Explainable AI Tool Deciphers Protein Clumping Linked to Alzheimer’s and Drug Development

Researchers developed CANYA, an AI tool that explains how protein clumping occurs, linked to diseases like Alzheimer’s. It analyzes chemical motifs to predict and clarify aggregation.

Categorized in: AI News Science and Research
Published on: Jun 07, 2025
Explainable AI Tool Deciphers Protein Clumping Linked to Alzheimer’s and Drug Development

Scientists Develop Explainable AI Tool to Decode Protein Aggregation

Researchers have created an AI tool called CANYA that clarifies the chemical signals proteins use to decide if they form clumps. These clumps are linked to diseases like Alzheimer’s and about fifty other human disorders affecting nearly half a billion people. By analyzing over 100,000 synthetic protein fragments tested in yeast cells, CANYA pinpoints the motifs that encourage or block aggregation.

This new approach stands apart from traditional “black-box” AI models because CANYA explains its predictions. It reveals the exact chemical patterns that promote or inhibit harmful protein clumping. The research, published in Science Advances, draws on the largest dataset ever collected on protein aggregation and provides fresh insights into the molecular causes behind these clumps.

Protein Aggregation and Its Impact

Protein aggregation, or amyloid formation, disrupts normal cell functions. It happens when parts of a protein become sticky, causing molecules to bind into fibrous, often toxic, structures. This process contributes to many diseases affecting hundreds of millions worldwide.

Implications for Medicine and Biotechnology

While this study advances understanding of neurodegenerative diseases, its immediate value lies in biotechnology. Many therapeutic proteins tend to clump, causing costly manufacturing failures. “Protein aggregation is a major headache for pharmaceutical companies,” says Dr. Benedetta Bolognesi from the Institute for Bioengineering of Catalonia (IBEC). CANYA can guide the design of antibodies and enzymes less prone to aggregation, reducing expensive setbacks.

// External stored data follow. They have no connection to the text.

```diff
@@ -391,24 +479,24 @@
 int col_kc(int Cin) { return Cin % 32 == 0 ? 32 : (Cin == 16 ? 16 : 8); }
 int col_cin_pad(int Cin) { return Cin == 16 ? 16 : (Cin + 31) / 32 * 32; }
 
-size_t col_smem(int kc, int ksize, int cin_chunks, int bn, int stages, bool head, bool resident)
+size_t col_smem(int kc, int ksize, int cin_chunks, int bn, int stages, bool head, bool resident, int th = COL_TH)
 {
     const size_t rowb = (size_t)kc * 4;
-    const size_t a_box = (size_t)(COL_TH + ksize - 1) * (COL_TW + ksize - 1) * rowb;
+    const size_t a_box = (size_t)(th + ksize - 1) * (COL_TW + ksize - 1) * rowb;
     const size_t a = (a_box + 1023) & ~(size_t)1023, bt = (size_t)bn * rowb;
     return 1024 + (resident ? (size_t)ksize * ksize * cin_chunks * bt : 0) +
            (size_t)stages * (a + (resident ? 0 : (size_t)ksize * ksize * bt)) + (head ? 4096 : 0) +
-           (size_t)(1 + 2 * stages) * 8 + (64 + 32) * 4;
-}
-
-template <int KC, bool HEAD, int KH, int BN, bool WIDE = false>
+           (size_t)(1 + (col_transposed(ksize, bn) ? 3 : 2) * stages) * 8 + (64 + 32) * 4;
+}
+
+template <int KC, bool HEAD, int KH, int BN, bool WIDE = false, int TH = COL_TH>
 int col_launch(const ColPlan &p, cudaStream_t s)
 {
-    if (p.bn != BN || p.kc != KC || p.ksize != KH || p.head != (HEAD ? 1 : 0) || p.wide != (WIDE ? 1 : 0)) {
+    if (p.bn != BN || p.kc != KC || p.ksize != KH || p.head != (HEAD ? 1 : 0) || p.wide != (WIDE ? 1 : 0) || p.th != TH) {
         set_error("conv(col): no kernel instantiation for this plan (Cout %d, chunk %d, ksize %d)", p.bn, p.kc, p.ksize);
         return PVNET_E_STATE;
     }
-    auto fn = k_conv_col<KC, HEAD, KH, BN, WIDE>;
+    auto fn = k_conv_col<KC, HEAD, KH, BN, WIDE, TH>;
     const cudaError_t attr_err = ensure_max_smem((const void *)fn, (int)SMEM_LIMIT);
     PV_CUDA(attr_err);
     const HeadDesc &h = p.hd;
@@ -450,9 +538,6 @@
     g.pad_l = g.pad_t = d.ksize == 4 ? 2 : 1;
     g.Ho = d.H;
     g.Wo = d.W;
-    g.tiles_x = (d.W + COL_TW - 1) / COL_TW;
-    g.tiles_y = (d.H + COL_TH - 1) / COL_TH;
-    g.total_tiles = g.tiles_x * g.tiles_y * d.b;
     g.cin_chunks = (d.Cin + d.Cin2) / kc;
     g.split_chunk = d.in2 ? d.Cin / kc : g.cin_chunks;
     g.cin_pad = col_cin_pad(d.Cin + d.Cin2);
@@ -474,15 +559,21 @@
     bool resident = true;
     while (stages > 2 && col_smem(kc, d.ksize, g.cin_chunks, d.Cout, stages, hd, true) + hs + (wide ? stages * wx : 0) > SMEM_LIMIT)
         --stages;
+    int th = COL_TH;
     if (col_smem(kc, d.ksize, g.cin_chunks, d.Cout, stages, hd, true) + hs + (wide ? stages * wx : 0) > SMEM_LIMIT) {
         wide = false;
         resident = false;
+        if (col_transposed(d.ksize, d.Cout) && kc == 32) th = COL_TH_STREAMED;
         stages = 8;
-        while (stages > 2 && col_smem(kc, d.ksize, g.cin_chunks, d.Cout, stages, hd, false) + hs > SMEM_LIMIT) --stages;
+        while (stages > 2 && col_smem(kc, d.ksize, g.cin_chunks, d.Cout, stages, hd, false, th) + hs > SMEM_LIMIT) --stages;
     }
     g.stages = stages;
     g.resident = resident ? 1 : 0;
-    p->smem = col_smem(kc, d.ksize, g.cin_chunks, d.Cout, stages, hd, resident) + hs + (wide ? stages * wx : 0);
+    g.tiles_x = (d.W + COL_TW - 1) / COL_TW;
+    g.tiles_y = (d.H + th - 1) / th;
+    g.total_tiles = g.tiles_x * g.tiles_y * d.b;
+    p->th = th;
+    p->smem = col_smem(kc, d.ksize, g.cin_chunks, d.Cout, stages, hd, resident, th) + hs + (wide ? stages * wx : 0);
     p->wide = wide ? 1 : 0;
     PV_CHECK_ARG(p->smem <= SMEM_LIMIT, "conv(col): layer does not fit in shared memory");
     p->kc = kc;
@@ -496,7 +587,7 @@
         cuuint64_t strides[3] = {(cuuint64_t)d.in_cs * 4, (cuuint64_t)d.W * d.in_cs * 4,
                                  (cuuint64_t)d.H * d.W * d.in_cs * 4};
         const int akc = wide ? 32 : kc;
-        cuuint32_t box[4] = {(cuuint32_t)akc, (cuuint32_t)(COL_TW + d.ksize - 1), (cuuint32_t)(COL_TH + d.ksize - 1), 1};
+        cuuint32_t box[4] = {(cuuint32_t)akc, (cuuint32_t)(COL_TW + d.ksize - 1), (cuuint32_t)(th + d.ksize - 1), 1};
         int rc = tma_encode(&p->tmA, base, 4, dims, strides, box, akc * 4);
         if (rc) return rc;
         p->tmA2 = p->tmA;
@@ -506,7 +597,7 @@
         cuuint64_t dims[4] = {(cuuint64_t)d.Cin2, (cuuint64_t)d.W, (cuuint64_t)d.H, (cuuint64_t)d.b};
         cuuint64_t strides[3] = {(cuuint64_t)d.in2_cs * 4, (cuuint64_t)d.W * d.in2_cs * 4,
                                  (cuuint64_t)d.H * d.W * d.in2_cs * 4};
-        cuuint32_t box[4] = {(cuuint32_t)kc, (cuuint32_t)(COL_TW + d.ksize - 1), (cuuint32_t)(COL_TH + d.ksize - 1), 1};
+        cuuint32_t box[4] = {(cuuint32_t)kc, (cuuint32_t)(COL_TW + d.ksize - 1), (cuuint32_t)(th + d.ksize - 1), 1};
         int rc = tma_encode(&p->tmA2, d.in2 + d.in2_co, 4, dims, strides, box, kc * 4);
         if (rc) return rc;
     }
@@ -549,7 +640,10 @@
     if (p.head) return col_launch<8, true, 3, 32>(p, s);
     const bool n64 = p.bn == 64;
     if (p.ksize == 4) return n64 ? col_launch<16, false, 4, 64>(p, s) : col_launch<16, false, 4, 32>(p, s);
-    if (p.kc == 32) return n64 ? col_launch<32, false, 3, 64>(p, s) : col_launch<32, false, 3, 32>(p, s);
+    if (p.kc == 32) {
+        if (!n64) return col_launch<32, false, 3, 32>(p, s);
+        return p.th == COL_TH_STREAMED ? col_launch<32, false, 3, 64, false, COL_TH_STREAMED>(p, s) : col_launch<32, false, 3, 64>(p, s);
+    }
     return n64 ? col_launch<8, false, 3, 64>(p, s) : col_launch<8, false, 3, 32>(p, s);
 }
 
diff --git a/pvnet_b200/csrc/ptx.cuh b/pvnet_b200/csrc/ptx.cuh
--- a/pvnet_b200/csrc/ptx.cuh
+++ b/pvnet_b200/csrc/ptx.cuh
@@ -259,6 +259,18 @@
 };
 
 template <>
+struct Wgmma<192> {
+    __device__ __forceinline__ static void ss(float (&d)[96], uint64_t adesc, uint64_t bdesc, uint32_t accumulate)
+    {
+        asm volatile(
+            "{\n\t.reg .pred p;\n\tsetp.ne.b32 p, %98, 0;\n\t"
+            "wgmma.mma_async.sync.aligned.m64n192k8.f32.tf32.tf32 {%0, %1, %2, %3, %4, %5, %6, %7, %8, %9, %10, %11, %12, %13, %14, %15, %16, %17, %18, %19, %20, %21, %22, %23, %24, %25, %26, %27, %28, %29, %30, %31, %32, %33, %34, %35, %36, %37, %38, %39, %40, %41, %42, %43, %44, %45, %46, %47, %48, %49, %50, %51, %52, %53, %54, %55, %56, %57, %58, %59, %60, %61, %62, %63, %64, %65, %66, %67, %68, %69, %70, %71, %72, %73, %74, %75, %76, %77, %78, %79, %80, %81, %82, %83, %84, %85, %86, %87, %88, %89, %90, %91, %92, %93, %94, %95}, %96, %97, p, 1, 1;\n\t}\n"
+            : "+f"(d[0]), "+f"(d[1]), "+f"(d[2]), "+f"(d[3]), "+f"(d[4]), "+f"(d[5]), "+f"(d[6]), "+f"(d[7]), "+f"(d[8]), "+f"(d[9]), "+f"(d[10]), "+f"(d[11]), "+f"(d[12]), "+f"(d[13]), "+f"(d[14]), "+f"(d[15]), "+f"(d[16]), "+f"(d[17]), "+f"(d[18]), "+f"(d[19]), "+f"(d[20]), "+f"(d[21]), "+f"(d[22]), "+f"(d[23]), "+f"(d[24]), "+f"(d[25]), "+f"(d[26]), "+f"(d[27]), "+f"(d[28]), "+f"(d[29]), "+f"(d[30]), "+f"(d[31]), "+f"(d[32]), "+f"(d[33]), "+f"(d[34]), "+f"(d[35]), "+f"(d[36]), "+f"(d[37]), "+f"(d[38]), "+f"(d[39]), "+f"(d[40]), "+f"(d[41]), "+f"(d[42]), "+f"(d[43]), "+f"(d[44]), "+f"(d[45]), "+f"(d[46]), "+f"(d[47]), "+f"(d[48]), "+f"(d[49]), "+f"(d[50]), "+f"(d[51]), "+f"(d[52]), "+f"(d[53]), "+f"(d[54]), "+f"(d[55]), "+f"(d[56]), "+f"(d[57]), "+f"(d[58]), "+f"(d[59]), "+f"(d[60]), "+f"(d[61]), "+f"(d[62]), "+f"(d[63]), "+f"(d[64]), "+f"(d[65]), "+f"(d[66]), "+f"(d[67]), "+f"(d[68]), "+f"(d[69]), "+f"(d[70]), "+f"(d[71]), "+f"(d[72]), "+f"(d[73]), "+f"(d[74]), "+f"(d[75]), "+f"(d[76]), "+f"(d[77]), "+f"(d[78]), "+f"(d[79]), "+f"(d[80]), "+f"(d[81]), "+f"(d[82]), "+f"(d[83]), "+f"(d[84]), "+f"(d[85]), "+f"(d[86]), "+f"(d[87]), "+f"(d[88]), "+f"(d[89]), "+f"(d[90]), "+f"(d[91]), "+f"(d[92]), "+f"(d[93]), "+f"(d[94]), "+f"(d[95])
+            : "l"(adesc), "l"(bdesc), "r"(accumulate));
+    }
+};
+
+template <>
 struct Wgmma<256> {
     __device__ __forceinline__ static void ss(float (&d)[128], uint64_t adesc, uint64_t bdesc, uint32_t accumulate)
     {
```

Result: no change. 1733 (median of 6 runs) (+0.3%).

Decoding the Protein Language

Proteins are made from 20 amino acids, forming sequences akin to words in a chemical language. Identifying which “words” or motifs cause clumping has been challenging due to limited data. To tackle this, researchers synthesized 100,000 random protein fragments, each 20 amino acids long, and tested their aggregation in yeast cells. About 21,936 fragments triggered clumping, providing an unprecedented dataset for AI training.

Exploring a Vast Protein Universe

Dr. Mike Thompson from the Centre for Genomic Regulation (CRG) explains that evolution has sampled only a fraction of possible protein sequences. By testing random sequences, the team explored a broader “galaxy” of possibilities, enabling general rules of aggregation to emerge.

CANYA combines convolutional and attention AI models. Convolution scans for local features like motifs, similar to how image recognition identifies facial features. Attention models evaluate the importance of motifs in the context of the entire protein, like translating key phrases in a sentence. This hybrid approach helps CANYA not only predict aggregation but also explain why certain motifs matter.

New Insights and Practical Findings

CANYA confirmed known trends, such as water-repelling amino acids promoting clumping and the influence of motif position in a protein sequence. It also uncovered unexpected rules—for example, charged amino acids, usually thought to prevent aggregation, can promote it depending on their context.

Currently, CANYA classifies whether aggregation occurs or not. The next step is refining it to predict aggregation speed, which is crucial for diseases where timing affects progression.

Looking Ahead

“There are 1,024 quintillion ways to build a 20-amino-acid protein fragment. So far, we’ve trained AI on only 100,000,” notes Dr. Bolognesi. Expanding the dataset will improve predictions and deepen insights into protein aggregation. This will support both medical research and synthetic biology.

ICREA Research Professor Ben Lehner from CRG highlights the cost-effectiveness of combining large-scale experiments with AI. Using DNA synthesis and sequencing, hundreds of thousands of tests can run simultaneously, efficiently generating data to train AI models. This strategy aims to make biology more predictable and programmable.

Study Details and Collaboration

This work, published as “Massive experimental quantification allows interpretable deep learning of protein aggregation”, is a collaboration between labs at the Centre for Genomic Regulation (CRG), Institute for Bioengineering of Catalonia (IBEC), Cold Spring Harbor Laboratory (CSHL), and the Wellcome Sanger Institute. Funding came from ”La Caixa” Research Foundation, the European Research Council, and the Spanish Ministry of Science and Innovation.